Andinosaura is a genus of lizards in the family Gymnophthalmidae. The genus is endemic to South America.

==Species==
The genus Andinosaura contains 11 species which are recognized as being valid.
- Andinosaura afrania (Arredondo & Sánchez-Pacheco, 2010)
- Andinosaura aurea (Sánchez-Pacheco, Aguirre-Penafiel, & Torres-Carvajal, 2012)
- Andinosaura crypta (Sánchez-Pacheco, Kirizian & Sales Nunes, 2011)
- Andinosaura hyposticta (Boulenger, 1902) - Boulenger's lightbulb lizard
- Andinosaura kiziriani (Sánchez-Pacheco, Aguirre-Penafiel, & Torres-Carvajal, 2012)
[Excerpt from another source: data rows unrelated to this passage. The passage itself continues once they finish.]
+template <bool EDGES = true, class Emit>
+FSM_MARKS_HD void fsm_chunk_marks_row(int NF, int NJ, int NK, int PJ, int PK, int C, int dir, int jca, int jcb, int kc, int La, int Lb,
+                                      Emit&& emit) {
+    const int nd = (dir + 1) & 7;
+    const bool ff = ((dir ^ nd) & 1) != 0, fj = ((dir ^ nd) & 2) != 0, fk = ((dir ^ nd) & 4) != 0;
+    const int k = fk ? NK - 1 - kc : kc;
+    const int ja = fj ? NJ - 1 - jcb : jca, jb = fj ? NJ - 1 - jca : jcb;
+    const int TK = k / PK;
+    const int k0 = TK * PK, km = (k0 + PK < NK ? k0 + PK : NK) - 1;
+    auto levels = [&](int j, int& la, int& lb) {
+        const int jc = fj ? NJ - 1 - j : j;
+        int ia = La - jc - kc, ib = Lb - jc - kc;
+        ia = ia < 0 ? 0 : ia;
+        ib = ib > NF - 1 ? NF - 1 : ib;
+        la = (ff ? NF - 1 - ib : ia) + j + k;
+        lb = (ff ? NF - 1 - ia : ib) + j + k;
+    };
+    auto put = [&](int TJ2, int TK2, int lo, int hi) {
+        const int j0 = TJ2 * PJ, kk0 = TK2 * PK;
+        const int ls = j0 + kk0, le = (j0 + PJ < NJ ? j0 + PJ : NJ) - 1 + (kk0 + PK < NK ? kk0 + PK : NK) - 1 + NF - 1;
+        lo = lo < ls ? ls : lo;
+        hi = hi > le ? le : hi;
+        if (lo > hi) return;
+        const int lcf = fsm_patch_lcf(TJ2, TK2, PJ, PK, C);
+        emit(TJ2, TK2, (lo - lcf) / C, (hi - lcf) / C);
+    };
+#if defined(__HIP_DEVICE_COMPILE__)
+#pragma unroll 1
+#endif
+    for (int TJ = ja / PJ; TJ <= jb / PJ; ++TJ) {
+        const int j0 = TJ * PJ, jm = (j0 + PJ < NJ ? j0 + PJ : NJ) - 1;
+        const int pa = ja > j0 ? ja : j0, pb = jb < jm ? jb : jm;
+        int la0, lb0, la1, lb1;
+        levels(pa, la0, lb0);
+        levels(pb, la1, lb1);
+        const int lo = la0 < la1 ? la0 : la1, hi = lb0 > lb1 ? lb0 : lb1;
+        put(TJ, TK, lo - 1, hi + 1);
+        if (!EDGES) continue;
+        if (pa == j0 && TJ > 0) put(TJ - 1, TK, la0 - 1, lb0 - 1);
+        if (pb == jm && jm < NJ - 1) put(TJ + 1, TK, la1 + 1, lb1 + 1);
+        if (k == k0 && TK > 0) put(TJ, TK - 1, lo - 1, hi - 1);
+        if (k == km && km < NK - 1) put(TJ, TK + 1, lo + 1, hi + 1);
+    }
+}
diff --git a/ttcr_amd/csrc/fsm_kernels.h b/ttcr_amd/csrc/fsm_kernels.h
--- a/ttcr_amd/csrc/fsm_kernels.h
+++ b/ttcr_amd/csrc/fsm_kernels.h
@@ -4,6 +4,7 @@
 #include <type_traits>
 
 #include "fsm_prefill_slices.h"
+#include "fsm_chunk_marks.h"
 
 namespace ttcr_amd {
 
@@ -448,6 +449,9 @@
     T* fill_dst;
     size_t fill_slice;
     size_t fill_n;
+    int* marks;
+    int mcw;
+    unsigned long long* mark_units;
 };
 
 
@@ -710,6 +714,9 @@
 #ifndef FSM_SLAB_WORDS
 #define FSM_SLAB_WORDS 32
 #endif
+#ifndef FSM_MARK_WORDS
+#define FSM_MARK_WORDS 4
+#endif
 #define FSM_FIN 0x3ffffff0
 #ifndef FSM_SKIP_ABL
 #define FSM_SKIP_ABL 0
@@ -775,8 +782,13 @@
 
 __host__ __device__ constexpr bool fsm_looped(bool is3d, int h) { return is3d && h == 1; }
 
+template <typename T>
+__host__ __device__ constexpr bool fsm_marks_kernel(bool is3d, bool skip, int h, int ns, bool xs, bool pre, int ar) {
+    return is3d && skip && h == 1 && xs && ar == 0 && !(sizeof(T) == 8 && ns == 2 && pre);
+}
+
 __device__ __forceinline__ int kmaxp_of(int k0, int NK, int PK) { return (k0 + PK < NK ? k0 + PK : NK) - 1; }
-template <typename T, int PJ, int PK, int C, bool IS3D, bool SKIP, int H, int NS, bool XS, bool PRE, int AR = 0>
+template <typename T, int PJ, int PK, int C, bool IS3D, bool SKIP, int H, int NS, bool XS, bool PRE, int AR = 0, bool MK = false>
 __device__ __forceinline__ bool fsm_sweep_unit(const PersistArgs<T>& pa) {
     static_assert(AR == 0 || std::is_same<T, float>::value, "tolerance-grade arithmetic: fp32 kernels");
     constexpr bool LOOPED = fsm_looped(IS3D, H);
@@ -825,6 +837,15 @@
     __shared__ unsigned s_mywv[2];
     enum { U_THR, U_RSJLO, U_RSKLO, U_RSNJ, U_RSNK, U_LCF, U_UPLCF0, U_UPLCF1, U_HIST, U_EVER, U_UCHG, U_PENDV, U_LCHG, U_N };
     __shared__ int s_u[U_N];
+    constexpr bool MARKS = MK;
+    static_assert(!MK || fsm_marks_kernel<T>(IS3D, SKIP, H, NS, XS, PRE, AR), "chunk marks: no such instantiation");
+    constexpr int MARKW = MARKS ? FSM_MARK_WORDS : 1;
+    __shared__ unsigned s_mark[MARKS ? 9 : 1][MARKW];
+    __shared__ unsigned s_cmask[MARKW];
+    constexpr int MARKNW = NT / 64;
+    __shared__ unsigned long long s_mlog[MARKS ? 32 * MARKW * MARKNW : 1];
+    enum { U_MKJ, U_MKK, U_MKR, U_MKN };
+    __shared__ int s_mk[MARKS ? U_MKN : 1];
 
     int tid = threadIdx.x;
     if constexpr (LOOPED) asm volatile("" : "+v"(tid));
@@ -1226,6 +1247,14 @@
         const int nsw = (pa.nbf + 31) >> 5;
         for (int w = tid; w < nsw; w += NT) s_slab[w] = 0u;
         for (int w = tid; w < 9 * SLABW; w += NT) s_stamped[w / SLABW][w % SLABW] = 0u;
+        if constexpr (MARKS) {
+            for (int w = tid; w < 9 * MARKW; w += NT) s_mark[w / MARKW][w % MARKW] = 0u;
+            if (tid < MARKW) s_cmask[tid] = 0u;
+            if (pa.marks) {
+                const int nlog = ((Le - Lc) / C + 1) * MARKNW;
+                for (int w = tid; w < nlog; w += NT) s_mlog[w] = 0ull;
+            }
+        }
         if (tid == 0) {
             s_cwi[0] = -1; s_cwi[1] = -1; s_mywi = -1;
             const int ja = j0 - H < 0 ? 0 : j0 - H, jb = jmaxp + H > NJ - 1 ? NJ - 1 : jmaxp + H;
@@ -1241,9 +1270,23 @@
             s_u[U_UPLCF0] = lsj - (((lsj - mu) % C + C) % C);
             s_u[U_UPLCF1] = lsk - (((lsk - mu) % C + C) % C);
             s_u[U_HIST] = 0; s_u[U_EVER] = 0; s_u[U_UCHG] = 0; s_u[U_PENDV] = 0; s_u[U_LCHG] = 0;
+            if constexpr (MARKS) {
+                const int nd = (dir + 1) & 7;
+                const int ja1 = j0 - 1 < 0 ? 0 : j0 - 1, jb1 = jmaxp + 1 > NJ - 1 ? NJ - 1 : jmaxp + 1;
+                const int ka1 = k0 - 1 < 0 ? 0 : k0 - 1, kb1 = kmaxp + 1 > NK - 1 ? NK - 1 : kmaxp + 1;
+                s_mk[U_MKJ] = (((dir ^ nd) & 2) ? NJ - 1 - jb1 : ja1) / PJ;
+                s_mk[U_MKK] = (((dir ^ nd) & 4) ? NK - 1 - kb1 : ka1) / PK;
+                s_mk[U_MKR] = (pa.marks && sg >= 2 && pa.skip != 2) ? 1 : 0;
+                if (s_mk[U_MKR] && pa.evals) atomicAdd(pa.mark_units, 1ull);
+            }
         }
         __syncthreads();
-        {
+        if (MARKS && s_mk[U_MKR]) {
+            const int* __restrict__ mrow = pa.marks + (((size_t)grp * 8 + dir) * pa.n_patches + (size_t)(TK * npj + TJ)) * pa.mcw;
+            const int nch = (Le - Lc) / C + 1, sg0 = pa.ndir * pa.iter_ptr[0] + dir;
+            for (int c = tid; c < nch; c += NT)
+                if (__hip_atomic_load(mrow + c, __ATOMIC_RELAXED, __HIP_MEMORY_SCOPE_AGENT) == sg0) atomicOr(&s_cmask[c >> 5], 1u << (c & 31));
+        } else {
             const int jlo = s_u[U_RSJLO], nj = s_u[U_RSNJ], klo = s_u[U_RSKLO], nk = s_u[U_RSNK], thr = s_u[U_THR];
             const int* __restrict__ stamp = pa.stamp + (size_t)grp * pa.nbf * pa.nbj * pa.nbk;
             const int total = pa.nbf * nj * nk;
@@ -1354,7 +1397,11 @@
                     if (!ok) { act = 0; break; }
                     if (L == lcf && vj >= FSM_FIN && !(vj & 1) && vk >= FSM_FIN && !(vk & 2)) {
                         bool any = false;
-                        for (int w = 0; w < ((pa.nbf + 31) >> 5); ++w) any |= s_slab[w] != 0u;
+                        if (MARKS && s_mk[U_MKR]) {
+                            for (int w = 0; w < MARKW; ++w) any |= s_cmask[w] != 0u;
+                        } else {
+                            for (int w = 0; w < ((pa.nbf + 31) >> 5); ++w) any |= s_slab[w] != 0u;
+                        }
                         if (!any) {
                             st_prog(my_prog, FSM_FIN);
                             L = Le + 1;
@@ -1362,9 +1409,15 @@
                             break;
                         }
                     }
-                    int flo, fhi;
-                    chunk_frange(L, H, flo, fhi);
-                    bool dirty = slab_any(flo, fhi);
+                    bool dirty;
+                    if (MARKS && s_mk[U_MKR]) {
+                        const int ci = (L - lcf) / C;
+                        dirty = (s_cmask[ci >> 5] >> (ci & 31)) & 1u;
+                    } else {
+                        int flo, fhi;
+                        chunk_frange(L, H, flo, fhi);
+                        dirty = slab_any(flo, fhi);
+                    }
                     if (!dirty && up_j) dirty = up_dirty(vj, need, 0);
                     if (!dirty && up_k) dirty = up_dirty(vk, need, 1);
                     if (dirty) break;
@@ -1572,6 +1625,11 @@
                 atomicOr(&s_stamped[jk][ba >> 5], 1u << (ba & 31));
                 if (bb2 != ba) atomicOr(&s_stamped[jk][bb2 >> 5], 1u << (bb2 & 31));
             }
+            if constexpr (MARKS) {
+                static_assert(!MARKS || (PJ == 16 && NT % 64 == 0), "chunk marks: a wavefront is four rows of a patch");
+                const unsigned long long cm = __builtin_amdgcn_ballot_w64(changed);
+                if (cm != 0ull && pa.marks && (tid & 63) == 0) s_mlog[((L0 - s_u[U_LCF]) / C) * MARKNW + (tid >> 6)] = cm;
+            }
         } else {
             if (wave_any(changed) && (tid & 63) == 0) s_anychg = 1;
         }
@@ -1594,9 +1652,11 @@
         if constexpr (SKIP) {
             if (!(FSM_SKIP_ABL & 4) && tid == 0) {
                 if (any_changed) {
-                    int flo, fhi;
-                    chunk_frange(L0, 0, flo, fhi);
-                    for (int b = flo / FSM_BRICK; b <= fhi / FSM_BRICK; ++b) s_slab[b >> 5] |= 1u << (b & 31);
+                    if (!(MARKS && s_mk[U_MKR])) {
+                        int flo, fhi;
+                        chunk_frange(L0, 0, flo, fhi);
+                        for (int b = flo / FSM_BRICK; b <= fhi / FSM_BRICK; ++b) s_slab[b >> 5] |= 1u << (b & 31);
+                    }
                     const int ci = (L0 - s_u[U_LCF]) / C, w = ci >> 5;
                     if ((chg_flags & 6) && w < pa.cw) {
                         if (s_mywi != w) { s_mywi = w; s_mywv[0] = 0u; s_mywv[1] = 0u; }
@@ -1638,6 +1698,41 @@
                 if (bf < pa.nbf && ((s_stamped[jk][bf >> 5] >> (bf & 31)) & 1u))
                     atomicMax(stamp + ((size_t)(rs_klo + jk / rs_nj) * pa.nbj + rs_jlo + jk % rs_nj) * pa.nbf + bf, sigma);
             }
+            if constexpr (MARKS) {
+                if (pa.marks) {
+                    {
+                        const int lcf = s_u[U_LCF], mkj = s_mk[U_MKJ], mkk = s_mk[U_MKK];
+                        const int nlog = ((Le - lcf) / C + 1) * MARKNW;
+                        for (int q = tid; q < nlog; q += NT) {
+                            const unsigned long long cm = s_mlog[q];
+                            if (cm == 0ull) continue;
+                            const int Lq = lcf + (q / MARKNW) * C, krow = k0 + 4 * (q % MARKNW);
+                            for (int r = 0; r < 4; ++r) {
+                                const unsigned m16 = (unsigned)(cm >> (16 * r)) & 0xffffu;
+                                if (!m16) continue;
+                                fsm_chunk_marks_row(NF, NJ, NK, PJ, PK, C, dir, j0 + __builtin_ctz(m16), j0 + 31 - __builtin_clz(m16), krow + r, Lq, Lq + C - 1,
+                                                    [&](int tj2, int tk2, int c0, int c1) {
+                                                        unsigned* mw = s_mark[(tk2 - mkk) * 3 + (tj2 - mkj)];
+                                                        for (int c = c0; c <= c1; ++c)
+                                                            if (c < 32 * MARKW) atomicOr(&mw[c >> 5], 1u << (c & 31));
+                                                    });
+                            }
+                        }
+                    }
+                    __syncthreads();
+                    int* __restrict__ mk = pa.marks + ((size_t)grp * 8 + ((dir + 1) & 7)) * pa.n_patches * pa.mcw;
+                    for (int w = tid; w < 9 * MARKW; w += NT) {
+                        const int sl = w / MARKW;
+                        unsigned bits = s_mark[sl][w % MARKW];
+                        int* row = mk + (size_t)((s_mk[U_MKK] + sl / 3) * npj + s_mk[U_MKJ] + sl % 3) * pa.mcw + (w % MARKW) * 32;
+                        while (bits) {
+                            const int b = __builtin_ctz(bits);
+                            bits &= bits - 1u;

- Andinosaura laevis (Boulenger, 1908) - shiny lightbulb lizard
- Andinosaura oculata (O'Shaughnessy, 1879) - tropical lightbulb lizard
- Andinosaura petrorum (Kizirian, 1996)
- Andinosaura stellae (Sánchez-Pacheco, 2010)
- Andinosaura vespertina (Kizirian, 1996)
- Andinosaura vieta (Kizirian, 1996)

Nota bene: A binomial authority in parentheses indicates that the species was originally described in a genus other than Andinosaura.